[ntp:questions] Asymmetric Delay and NTP

Magnus Danielson magnus at rubidium.dyndns.org
Mon Mar 17 22:21:50 UTC 2014


Joe,

On 16/03/14 23:16, Joe Gwinn wrote:
> I recall seeing something from Dr. Mills saying that a formal proof had
> been found showing that no packet-exchange protocol (like NTP) could
> tell delay asymmetry from clock offset.  Can anyone provide a reference
> to this proof?

It's relative simple.

You have two nodes (A and B) and a link in each direction (A->B and B->A).

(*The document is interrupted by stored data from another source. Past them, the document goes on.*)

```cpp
#define VD_ETAB 8
struct vd_stage_args {
  int stage;
  int have_eye;
  int W, H;
  long long n_eye;
  long long n_crop;
  double ipd_factor;
  int shard;
  int shard_idx;
  float* q_out;
  long long* m_out;
  const int* crop_tab;
  const float* etab;
  int dbg;
// ... 136 lines not shown
                               const vd_finish_consts& fc, const vd_dev_work* w, float focal_override, int use_override,
                               int bar_width, int bar_side, uint8_t* L_out, uint8_t* R_out, const float* wtab);
#define VD_D4_WTAB_FLOATS (4 * 31 * 32)
bool vd_launch_sharp_fit(hipStream_t s, const uint8_t* gL, const uint8_t* gR, const vd3d_render_params& p, const vd_finish_consts& fc, uint8_t* out);
void vd_launch_sharp_mux(hipStream_t s, const uint8_t* gL, const uint8_t* gR, const vd3d_render_params& p,
                         const vd_finish_consts& fc, uint8_t* out, int presharp_pitch = 0, bool identity_fit = false);
void vd_launch_stream_copy(hipStream_t s, const void* src, void* dst, size_t bytes);
void vd_launch_interp_planes(hipStream_t s, const float* src, int C, int ih, int iw, float* dst, int oh, int ow, int premult);
void vd_launch_torch_math_aten(hipStream_t s, int op, const float* x, double p, float* out, long long n, int threads);
void vd_launch_torch_math(hipStream_t s, int op, const float* x, float p, float* out, long long n);
void vd_launch_blank_eye(hipStream_t s, const uint8_t* src, int h, int w, const vd_dev_work* wk, uint8_t* dst);

bool vd_launch_preview(hipStream_t s, int type, const uint8_t* L, const uint8_t* R, int h, int w, uint8_t* out);
bool vd_launch_depth_prep(hipStream_t s, const uint8_t* frames, int B, int H, int W, int th, int tw, const float mean[3],
                          const float stdv[3], int dtype, void* out_nhwc);
long long vd_gemm_x3_weight_bytes(int N, int K, int mode);
bool vd_launch_gemm_x3_pack_w(hipStream_t s, const float* W, int N, int K, void* img, int mode);
bool vd_launch_gemm_x3(hipStream_t s, const float* X, long long M, int K, const void* wimg, int N, const float* bias, int epilogue, float* Y, int mode);
long long vd_conv3x3_x2_weight_bytes(int Cin, int Cout);
bool vd_launch_conv3x3_x2_pack(hipStream_t s, const float* W, int Cin, int Cout, void* img);
bool vd_launch_conv3x3_x2(hipStream_t s, const float* X, int B, int H, int W, int Cin, const void* wimg, int Cout, float* Y);
long long vd_attn_x3_workspace_bytes(int B, int T, int H, int D, int mode);
bool vd_launch_attn_x3(hipStream_t s, const float* qkv, int B, int T, int H, int D, float scale, void* ws, float* out, int mode);
bool vd_launch_add_layernorm(hipStream_t s, int dtype, const void* x, const void* y, const void* gamma, const void* beta, float eps,
                             long long rows, int cols, void* out_sum, void* out_norm);
bool vd_launch_upsample_bilinear_nhwc(hipStream_t s, int dtype, const void* in, void* out, int B, int ih, int iw, int oh, int ow, int C);
bool vd_launch_bias_act_f32(hipStream_t s, const float* y, const float* bias, const float* r1, const float* r2, int relu, long long n_pix, int C,
                            float* out, float* relu_out);
bool vd_launch_upsample_bilinear_bias_nhwc_f32(hipStream_t s, const float* in, const float* bias, float* out, int B, int ih, int iw, int oh, int ow, int C);
bool vd_launch_head_tail_f32(hipStream_t s, const float* y, const float* b2, const float* w3, float b3, float scale, long long n_pix, int C, float* out);
bool vd_launch_depth_to_space_bias_f32(hipStream_t s, const float* y, const float* bias, int B, int H, int W, int f, int C, float* out);
void vd_launch_depth_handoff(hipStream_t s, const float* pred, int B, int ph, int pw, int H, int W, int invert, uint32_t* mm,
                             uint8_t* out);

bool vd_launch_finish_fused(hipStream_t s, const uint8_t* L, const uint8_t* R, const float* dn, int eh, int ew,
                            const vd3d_render_params& p, const vd_finish_consts& fc, const vd_dev_work* w, float focal,
                            int use_override, int bar_w, int bar_s, uint8_t* out, int dense, const float* w2_dev);

bool vd_launch_conv3x3_c64_f16(hipStream_t s, const void* x, int H, int W, const void* wfrag, const float* bias, const float* slope_or_null, void* y);
void vd_launch_conv3x3_head_f16(hipStream_t s, const void* x, int H, int W, const float* w27, const float* bias, const float* slope_or_null, void* y);
void vd_launch_esr_tail_f32(hipStream_t s, const void* t, const void* x, int H, int W, int r, float* out);
void vd_launch_nv12_to_bgr(hipStream_t s, const uint8_t* y, const uint8_t* uv, int h, int w, long long y_pitch, long long uv_pitch, uint8_t* out);
void vd_launch_bgr_to_nv12(hipStream_t s, const uint8_t* bgr, int h, int w, uint8_t* y, uint8_t* uv, long long y_pitch, long long uv_pitch);
bool vd_launch_preview_heatmap(hipStream_t s, int type, const float* shift, int h, int w, const uint8_t* lut_dev, uint32_t* mm, uint8_t* out);
void vd_launch_preview_arrows(hipStream_t s, const uint8_t* left, const float* shift, int h, int w, uint8_t* out);
bool vd_launch_resize_cubic_u8(hipStream_t s, const uint8_t* src, int sh, int sw, int cn, uint8_t* dst, int dh, int dw);
// ... 10 lines not shown
```

### visiondepth3d_amd/depth.py

```python
from __future__ import annotations

import json
import os
import zlib

import numpy as np
import torch
import torch.nn.functional as F

_DA_S = dict(arch="da", hidden=384, layers=12, heads=6, out_indices=[9, 10, 11, 12], neck=[48, 96, 192, 384], fusion=64, head=32)
_DA_B = dict(arch="da", hidden=768, layers=12, heads=12, out_indices=[9, 10, 11, 12], neck=[96, 192, 384, 768], fusion=128, head=32)
_DA_L = dict(arch="da", hidden=1024, layers=24, heads=16, out_indices=[21, 22, 23, 24], neck=[256, 512, 1024, 1024], fusion=256, head=32)
MODEL_ZOO = {
    "depth-anything-v2-small": _DA_S, "depth-anything-v2-base": _DA_B, "depth-anything-v2-large": _DA_L,
    "depth-anything-v1-small": _DA_S, "depth-anything-v1-base": _DA_B, "depth-anything-v1-large": _DA_L,
    "distill-any-depth-small": _DA_S, "distill-any-depth-large": _DA_L,
    "dpt-large": dict(arch="dpt", hidden=1024, layers=24, heads=16, out_indices=[5, 11, 17, 23], neck=[256, 512, 1024, 1024], fusion=256),
}
IMAGENET_MEAN = (0.485, 0.456, 0.406)
IMAGENET_STD = (0.229, 0.224, 0.225)
PROCESSORS = {
    "da": dict(size=(518, 518), keep_aspect_ratio=True, multiple=14, mean=IMAGENET_MEAN, std=IMAGENET_STD),
    "dpt": dict(size=(384, 384), keep_aspect_ratio=False, multiple=1, mean=(0.5, 0.5, 0.5), std=(0.5, 0.5, 0.5)),
}
# ... 394 lines not shown
            wo = (out.weight.float() * l1[:, None]).to(out.weight.dtype).contiguous()
            bo = (out.bias.float() * l1).to(out.bias.dtype).contiguous()
            fc1, fc2 = layer.mlp.fc1, layer.mlp.fc2
            w2 = (fc2.weight.float() * l2[:, None]).to(fc2.weight.dtype).contiguous()
            b2 = (fc2.bias.float() * l2).to(fc2.bias.dtype).contiguous()
            nh, hd, scaling = att.num_attention_heads, att.attention_head_size, att.scaling
            n1, n2, act = layer.norm1, layer.norm2, layer.mlp.activation
            nxt = layers[li + 1].norm1 if li + 1 < len(layers) else None
            x3 = None
            if self.gemm != "f32":
                x3 = self._split_block(stash, pad_state, wqkv, bqkv, wo, bo, fc1.weight, fc1.bias, w2, b2, nh, hd, scaling, n1, n2, act, nxt)

            def fwd(x, wqkv=wqkv, bqkv=bqkv, wo=wo, bo=bo, fc1=fc1, w2=w2, b2=b2, nh=nh, hd=hd, scaling=scaling, n1=n1, n2=n2,
                    act=act, nxt=nxt, x3=x3):
                if x3 is not None:
                    return x3(x)
                B, T, d = x.shape
                hip = R is not None and x.dtype in (torch.bfloat16, torch.float32) and x.is_contiguous() and d in (384, 768, 1024)
                if hip:
                    h = stash["h"] if stash["x"] is x else R.add_layernorm(x, None, n1)[1]
                    stash["x"] = stash["h"] = None
                else:
                    h = n1(x)
                qkv = F.linear(h, wqkv, bqkv).view(B, T, 3, nh, hd)
                Tk = pad_state["T"] or T
                q, k, v = qkv[:, :, 0].transpose(1, 2), qkv[:, :Tk, 1].transpose(1, 2), qkv[:, :Tk, 2].transpose(1, 2)
                o = F.scaled_dot_product_attention(q, k, v, scale=scaling).transpose(1, 2).reshape(B, T, d)
                a = F.linear(o, wo, bo)
                if not hip:
                    x = x + a
                    return x + F.linear(act(fc1(n2(x))), w2, b2)
                x, h = R.add_layernorm(x, a, n2)
                m = F.linear(act(fc1(h)), w2, b2)
                if nxt is None:
                    return x + m
                x, hn = R.add_layernorm(x, m, nxt)
                stash["x"], stash["h"] = x, hn
                return x

            layer.forward = fwd

    def _split_block(self, stash, pad_state, wqkv, bqkv, wo, bo, w1, b1, w2, b2, nh, hd, scaling, n1, n2, act, nxt):
        R, gm = self.renderer, self.gemm
        gelu_ok = isinstance(act, torch.nn.GELU) and getattr(act, "approximate", "none") == "none" or type(act).__name__ == "GELUActivation"
        x3 = dict(qkv=(R.gemm_x3_pack(wqkv, gm), wqkv.shape[0]), wo=(R.gemm_x3_pack(wo, gm), wo.shape[0]),
                  fc1=(R.gemm_x3_pack(w1, gm), w1.shape[0]), w2=(R.gemm_x3_pack(w2, gm), w2.shape[0]), gelu=bool(gelu_ok), mode=gm)

        def lin(t, key, bias, gelu=False):
            return R.linear_x3(t if t.is_contiguous() else t.contiguous(), x3[key][0], x3[key][1], bias, gelu=gelu, mode=gm)
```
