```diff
@@ -307,6 +383,13 @@
     if (!has_next) break;
     vid = nvid;
   }
+#ifdef W16_CLOCK
+  __syncthreads();
+  if (a.clock_probe && tid == 0) {
+    a.clock_probe[blockIdx.x * 2] = __builtin_amdgcn_s_memtime() - clk_c0;
+    a.clock_probe[blockIdx.x * 2 + 1] = __builtin_amdgcn_s_memrealtime() - clk_r0;
+  }
+#endif
 }
 
 static int v_cu_count(int* out) { return device_cu_count(out); }
```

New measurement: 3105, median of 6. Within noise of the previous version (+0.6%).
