std::vector<GemmDesc> sb_stage1_records(int n, int batch, const std::vector<int>& role, double* d_a, long long stride_a,
                                        double* d_sb_ws, const SbLayout& SL) {
  const sc_host::TwoStageEnv& E = sc_host::two_stage_env();
  const int npanels = (int)role.size();
  std::vector<GemmDesc> h((size_t)npanels * kDescKinds * batch);
  for (int p = 0; p < npanels; ++p) {
    const int j0 = p * kB, r0 = j0 + kB, m = n - r0;
    const int rl = role[(size_t)p];
    const long long vw_w = rl == 2 ? 3 * kB : kB, wv_w = rl == 2 ? 2 * kB : 0;
    for (int b = 0; b < batch; ++b) {
      double* A = d_a + (size_t)b * stride_a;
      double* sb = d_sb_ws + (size_t)b * SL.slab;
      double* a22 = A + (size_t)r0 * n + r0;
      GemmDesc* g = &h[((size_t)p * batch + b) * kDescKinds];
      GemmDesc X1{};
      X1.a = a22; X1.sa_i = 1; X1.sa_k = n; X1.a_tri = 1;
      X1.b = sb + SL.xv + (size_t)2 * kB * n + r0; X1.sb_k = 1; X1.sb_j = n;
      X1.c = sb + SL.xv + r0; X1.ldc = n;
      X1.m = m; X1.n = kB; X1.k = m; X1.alpha = 1.0; X1.beta = 0.0;
      if (SL.symm_split > 1) {
        X1.c = sb + SL.xsplit + r0;
        X1.split_stride = (long long)n * kB;
      }
      g[0] = X1;
      GemmDesc X2 = X1;
      X2.sa_i = n; X2.sa_k = 1; X2.a_tri = 2;
      X2.c = sb + SL.xv + (size_t)kB * n + r0;
      if (SL.symm_split > 1) X2.c = sb + SL.xsplit + (size_t)SL.symm_split * n * kB + r0;
      g[1] = X2;
      GemmDesc P{};
      P.a = sb + SL.xv + (size_t)2 * kB * n + r0; P.sa_i = n; P.sa_k = 1;
      P.b = sb + SL.xv + r0; P.sb_k = 1; P.sb_j = n;
      P.c = sb + SL.small; P.ldc = kB;
      P.m = kB; P.n = 3 * kB; P.k = m; P.alpha = 1.0; P.beta = 0.0;
      P.split_stride = (long long)kB * 3 * kB;
      g[2] = P;
      GemmDesc W{};
      W.a = sb + SL.xv + r0; W.sa_i = 1; W.sa_k = n;
      W.b = sb + SL.cmat; W.sb_k = 1; W.sb_j = 3 * kB;
      W.c = sb + SL.vw + (size_t)vw_w * n + r0; W.ldc = n;
      W.m = m; W.n = kB; W.k = 3 * kB; W.alpha = 1.0; W.beta = 0.0;
      g[3] = W;
      W.c = sb + SL.wv + (size_t)wv_w * n + r0;
      W.alpha = -1.0;
      g[4] = W;
      GemmDesc R{};
      R.a = sb + SL.vw + r0; R.sa_i = 1; R.sa_k = n;
      R.b = sb + SL.wv + r0; R.sb_k = n; R.sb_j = 1;
      R.c = a22; R.ldc = n;
      R.m = m; R.n = m; R.k = rl == 2 ? 4 * kB : 2 * kB; R.alpha = 1.0; R.beta = 1.0;
      R.lower_only = sc_host::symm3_for(E, n) ? 2 : 1;
      g[5] = R;
      GemmDesc D = R;
      D.n = kB; D.k = 2 * kB;
      g[6] = D;
      GemmDesc Q{};
      Q.a = sb + SL.wv + r0; Q.sa_i = n; Q.sa_k = 1;
      Q.b = sb + SL.xv + (size_t)2 * kB * n + r0; Q.sb_k = 1; Q.sb_j = n;
      Q.c = sb + SL.small2; Q.ldc = 2 * kB;
      Q.m = 2 * kB; Q.n = kB; Q.k = m; Q.alpha = 1.0; Q.beta = 0.0;
      Q.split_stride = (long long)2 * kB * kB;
      g[7] = Q;
      GemmDesc Cr{};
      Cr.a = sb + SL.vw + r0; Cr.sa_i = 1; Cr.sa_k = n;
      Cr.b = sb + SL.p2; Cr.sb_k = 1; Cr.sb_j = 2 * kB;
      Cr.c = sb + SL.xv + r0; Cr.ldc = n;
      Cr.m = m; Cr.n = kB; Cr.k = 2 * kB; Cr.alpha = 1.0; Cr.beta = 1.0;
      g[8] = Cr;
    }
  }
  std::vector<GemmDesc> hs(h.size());
  for (int p = 0; p < npanels; ++p)
    for (int b = 0; b < batch; ++b) {
      const GemmDesc* g = &h[((size_t)p * batch + b) * kDescKinds];
      GemmDesc* o = &hs[(size_t)p * kDescKinds * batch];
      for (int kd = 0; kd < kDescKinds; ++kd) o[(size_t)kd * batch + b] = g[kd];
    }
  return hs;
}

struct PanelRun {
  sc_ctx* ctx;
  hipStream_t st;
  double* d_a; long long stride_a; int n, batch;
  double* d_tri_ws; const TriLayout& TL;
  double* d_sb_ws; const SbLayout& SL;
  const GemmDesc* d_descs;
  const std::vector<int>& role;
  sc_host::CoopPlan coop;
  v4i* coop_recs;
  int* coop_ctl;
  bool use_symm3;
  int symm3_nb_min;
  SbTimers& t;
};

static int run_panel(const PanelRun& R, int p, int lo, int hi, hipStream_t ps, bool timed) {
  using sc_host::PanelQr;
  const sc_host::TwoStageEnv& E = sc_host::two_stage_env();
  sc_ctx* ctx = R.ctx;
  const TriLayout& TL = R.TL;
  const SbLayout& SL = R.SL;
  const int n = R.n, batch = R.batch;
  const long long stride_a = R.stride_a;
  struct StreamScope {
    sc_ctx* c; hipStream_t old;
    StreamScope(sc_ctx* c_, hipStream_t s) : c(c_), old(c_->stream) { c->stream = s; }
    ~StreamScope() { c->stream = old; }
  } scope(ctx, ps);
  const int nb = hi - lo;
  const int rl = R.role[(size_t)p];
  double* a_h = R.d_a + (size_t)lo * stride_a;
  double* tri_h = R.d_tri_ws + (size_t)lo * TL.slab;
  double* sb_h = R.d_sb_ws + (size_t)lo * SL.slab;
  const int j0 = p * kB, r0 = j0 + kB, m = n - r0;
  const int nr = std::min(kB, m - 1);
  const int nchunks = (m + kQrRows - 1) / kQrRows;
  const dim3 qgrid((unsigned)nchunks, (unsigned)nb);
  SbLayout SQ = SL;
  if (rl == 2) { SQ.vw += (long long)2 * kB * n; SQ.wv += (long long)2 * kB * n; }
  if (timed) R.t.qr.start();
  const sc_host::PanelQrForm F = sc_host::panel_qr_form(E, R.coop, R.coop_recs != nullptr, m, nb, ps == R.st);
  switch (F.kind) {
    case PanelQr::Coop: {
      const int coop_g = F.coop_g;
      if (p == ctx->coop_fail_panel) SC_HIP(ctx, hipMemsetAsync(R.coop_ctl + 8 * lo, 1, sizeof(int) * 8 * nb, ps));
      hipLaunchKernelGGL(k_panel_coop, dim3((unsigned)coop_g, (unsigned)nb), dim3(kCoopRows), kCoopLdsBytes, ps, a_h, stride_a,
                         tri_h, TL, sb_h, SQ, j0, coop_g, R.coop_recs + (size_t)lo * coop_recs_per_matrix(coop_g),
                         R.coop_ctl + 8 * lo, (p + 1) * 128);
      hipLaunchKernelGGL(k_panel_serial, dim3((unsigned)nb), dim3(1024), 0, ps, a_h, stride_a, tri_h, TL, sb_h, SQ, j0,
                         (const int*)(R.coop_ctl + 8 * lo), ctx->d_status);
      ++ctx->cnt_coop_launches;
      break;
    }
    case PanelQr::Wg1024: {
      const size_t lds_wg = sizeof(double) * (size_t)(2 * kWgWaves * 8 + 16 + 8 + 8 * kB + kWgWaves * kB * 8);
      const dim3 g1((unsigned)nb), b1((unsigned)kWgThreads);
      if (F.ru == 1) hipLaunchKernelGGL((k_panel_wg<1, 8>), g1, b1, lds_wg, ps, a_h, stride_a, tri_h, TL, sb_h, SQ, j0);
      else if (F.ru == 2) hipLaunchKernelGGL((k_panel_wg<2, 8>), g1, b1, lds_wg, ps, a_h, stride_a, tri_h, TL, sb_h, SQ, j0);
      else if (F.ru == 3) hipLaunchKernelGGL((k_panel_wg<3, 4>), g1, b1, lds_wg, ps, a_h, stride_a, tri_h, TL, sb_h, SQ, j0);
      else hipLaunchKernelGGL((k_panel_wg<4, 2>), g1, b1, lds_wg, ps, a_h, stride_a, tri_h, TL, sb_h, SQ, j0);
      break;
    }
    case PanelQr::Wg512: {
      constexpr int kW = 512 / 64;
      const size_t lds_wg = sizeof(double) * (size_t)(2 * kW * 8 + 16 + 8 + 8 * kB + kW * kB * 8);
      const dim3 g1((unsigned)nb), b1(512u);
      if (F.ru == 10) hipLaunchKernelGGL((k_panel_wg<10, 1, 512>), g1, b1, lds_wg, ps, a_h, stride_a, tri_h, TL, sb_h, SQ, j0);
      else hipLaunchKernelGGL((k_panel_wg<12, 1, 512>), g1, b1, lds_wg, ps, a_h, stride_a, tri_h, TL, sb_h, SQ, j0);
      break;
    }
    case PanelQr::Blocked: {
      const size_t lds_qr_blk = sizeof(double) * ((size_t)(kIb + 1) * (kQrRows + 1) + kB + kQrRows + 4 * kB);
      const size_t lds_blk_a = sizeof(double) * ((size_t)kB * (kQrRows + 1) + kQrRows + 8 * kB);
      const size_t lds_blk_b = sizeof(double) * ((size_t)kB * (kQrRows + 1) + kIb * kB + 4 * kB);
      hipLaunchKernelGGL(k_panel_qr, qgrid, dim3(256), lds_qr_blk, ps, a_h, stride_a, tri_h, TL, sb_h, SQ, j0, 0, nr, kIb);
      for (int c0 = 0; c0 < kB; c0 += kIb) {
        for (int j = c0 + 1; j < c0 + kIb; ++j)
          hipLaunchKernelGGL(k_panel_qr, qgrid, dim3(256), lds_qr_blk, ps, a_h, stride_a, tri_h, TL, sb_h, SQ, j0, j, nr,
                             c0 + kIb);
        const size_t cut = sizeof(double) * (size_t)c0 * (kQrRows + 1);
        hipLaunchKernelGGL(k_pqr_blk_a, qgrid, dim3(256), lds_blk_a - cut, ps, a_h, stride_a, tri_h, TL, sb_h, SQ, j0, c0);
        if (c0 + kIb < kB)
          hipLaunchKernelGGL(k_pqr_blk_b, qgrid, dim3(256), lds_blk_b - cut, ps, a_h, stride_a, tri_h, TL, sb_h, SQ, j0, c0);
      }
      break;
    }
    case PanelQr::Unblocked: {
      const size_t lds_qr = sizeof(double) * ((size_t)kB * (kQrRows + 1) + kB + kQrRows + 4 * kB);
      for (int j = 0; j <= nr; ++j)
        hipLaunchKernelGGL(k_panel_qr, qgrid, dim3(256), lds_qr, ps, a_h, stride_a, tri_h, TL, sb_h, SQ, j0, j, nr, kB);
      break;
    }
  }
  if (timed) R.t.qr.stop();
  const GemmDesc* g = R.d_descs + (size_t)p * kDescKinds * batch;
  if (timed) R.t.symm.start();
  if (R.use_symm3 && symm3_would_take(ctx, R.symm3_nb_min, m, SL.symm_split, true) &&
      launch_symm3(ctx, g + lo, nb, m, SL.symm_split, true, true) == SC_OK) {
    if (SL.symm_split > 1)
      hipLaunchKernelGGL(k_sum_xslices, dim3((unsigned)((m + 255) / 256), kB, (unsigned)nb), dim3(256), 0, ps, sb_h, SL, r0);
  } else {
    SC_TRY(launch_gemm_f64(ctx, g + lo, nb, m, kB, kGemmTile, SL.symm_split, false, true, kGemmAmBk));
    SC_TRY(launch_gemm_f64(ctx, g + batch + lo, nb, m, kB, kGemmTile, SL.symm_split, false, true, kGemmAkBk));
    if (SL.symm_split > 1)
      hipLaunchKernelGGL(k_sum_xslices, dim3((unsigned)((m + 255) / 256), 2 * kB, (unsigned)nb), dim3(256), 0, ps, sb_h, SL, r0);
  }
  if (rl == 2) {
    SC_TRY(launch_gemm_f64(ctx, g + 7 * batch + lo, nb, 2 * kB, kB, kGemmTile, kSmallSplit, false, false, kGemmAkBk));
    hipLaunchKernelGGL(k_sum_p2, dim3((unsigned)(2 * kB * kB / 256), (unsigned)nb), dim3(256), 0, ps, sb_h, SL);
    SC_TRY(launch_gemm_f64(ctx, g + 8 * batch + lo, nb, m, kB, kGemmTile, 1, false, false, kGemmAmBk));
  }
  if (timed) R.t.symm.stop();
  SC_TRY(launch_gemm_f64(ctx, g + 2 * batch + lo, nb, kB, 3 * kB, kGemmTile, kSmallSplit, false, false, kGemmAkBk));
  const size_t lds_small = sizeof(double) * 4 * kB * (kB + 1);
  hipLaunchKernelGGL(k_sb_small, dim3((unsigned)nb), dim3(1024), lds_small, ps, tri_h, TL, sb_h, SL, j0);
  if (nb == batch) {
    SC_TRY(launch_gemm_f64(ctx, g + 3 * batch, 2 * batch, m, kB, kGemmTile, 1, false, false, kGemmAmBk));
  } else {
    SC_TRY(launch_gemm_f64(ctx, g + 3 * batch + lo, nb, m, kB, kGemmTile, 1, false, false, kGemmAmBk));
    SC_TRY(launch_gemm_f64(ctx, g + 4 * batch + lo, nb, m, kB, kGemmTile, 1, false, false, kGemmAmBk));
  }
  if (timed) R.t.syr2k.start();
  if (rl == 1)
    SC_TRY(launch_gemm_f64(ctx, g + 6 * batch + lo, nb, m, kB, kGemmTile, 1, false, false, kGemmAmBn));
  else
    if (launch_gemm3_uniform(ctx, g + 5 * batch + lo, nb, m, m, rl == 2 ? 4 * kB : 2 * kB, kGemmAmBn, R.use_symm3 ? 2 : 1, 1.0, 1.0,
                             (n & 1) == 0 && (r0 & 1) == 0) != SC_OK)
      SC_TRY(launch_gemm_f64(ctx, g + 5 * batch + lo, nb, m, m, kGemmTile, 1, false, false, kGemmAmBn, true));
  if (timed) R.t.syr2k.stop();
  return SC_OK;
}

You have three unknowns, the time-difference between the nodes (T_B - 
T_A), the delay from node A to B (d_AB) and the delay from node B to A 
(d_BA).

You make two observations of the pseudo-range from node A to node B 
(t_AB) and from node B to node A (t_BA). These are made by the source 
announcing it's time and the receiver time-stamping in it's own time 
when it occurs.

t_AB = T_B - T_A + d_AB
t_BA = T_A - T_B + d_BA

We thus have three unknowns and two equations. You can't solve that.
For each link you add, you add one observation and one unknown. For each 
node and two links you add, you add three unknowns and two observations. 
You can't win this game.

There are things you can do. Let's take out observations and add them, 
then we get

RTT = t_AB + t_BA = (T_B - T_A) + d_AB + (T_A - T_B) + d_BA
     = d_AB + d_BA

Now, that is useful. If we diff them we get

/|T = t_AB - t_BA = (T_B - T_A) + d_AB - (T_A - T_B) - d_BA
     = 2(T_B - T_A) + d_AB - d_BA

TE = /|T / 2 = T_B - T_A + (d_AB - d_BA)/2

So, diffing them gives the time-difference, plus half the asymmetric delay.
If we assume that the delay is symmetric, then we can use these measures 
to compute the time-difference between the clocks, and if there is an 
asymmetry, it *will* show up as a bias in the slave clock.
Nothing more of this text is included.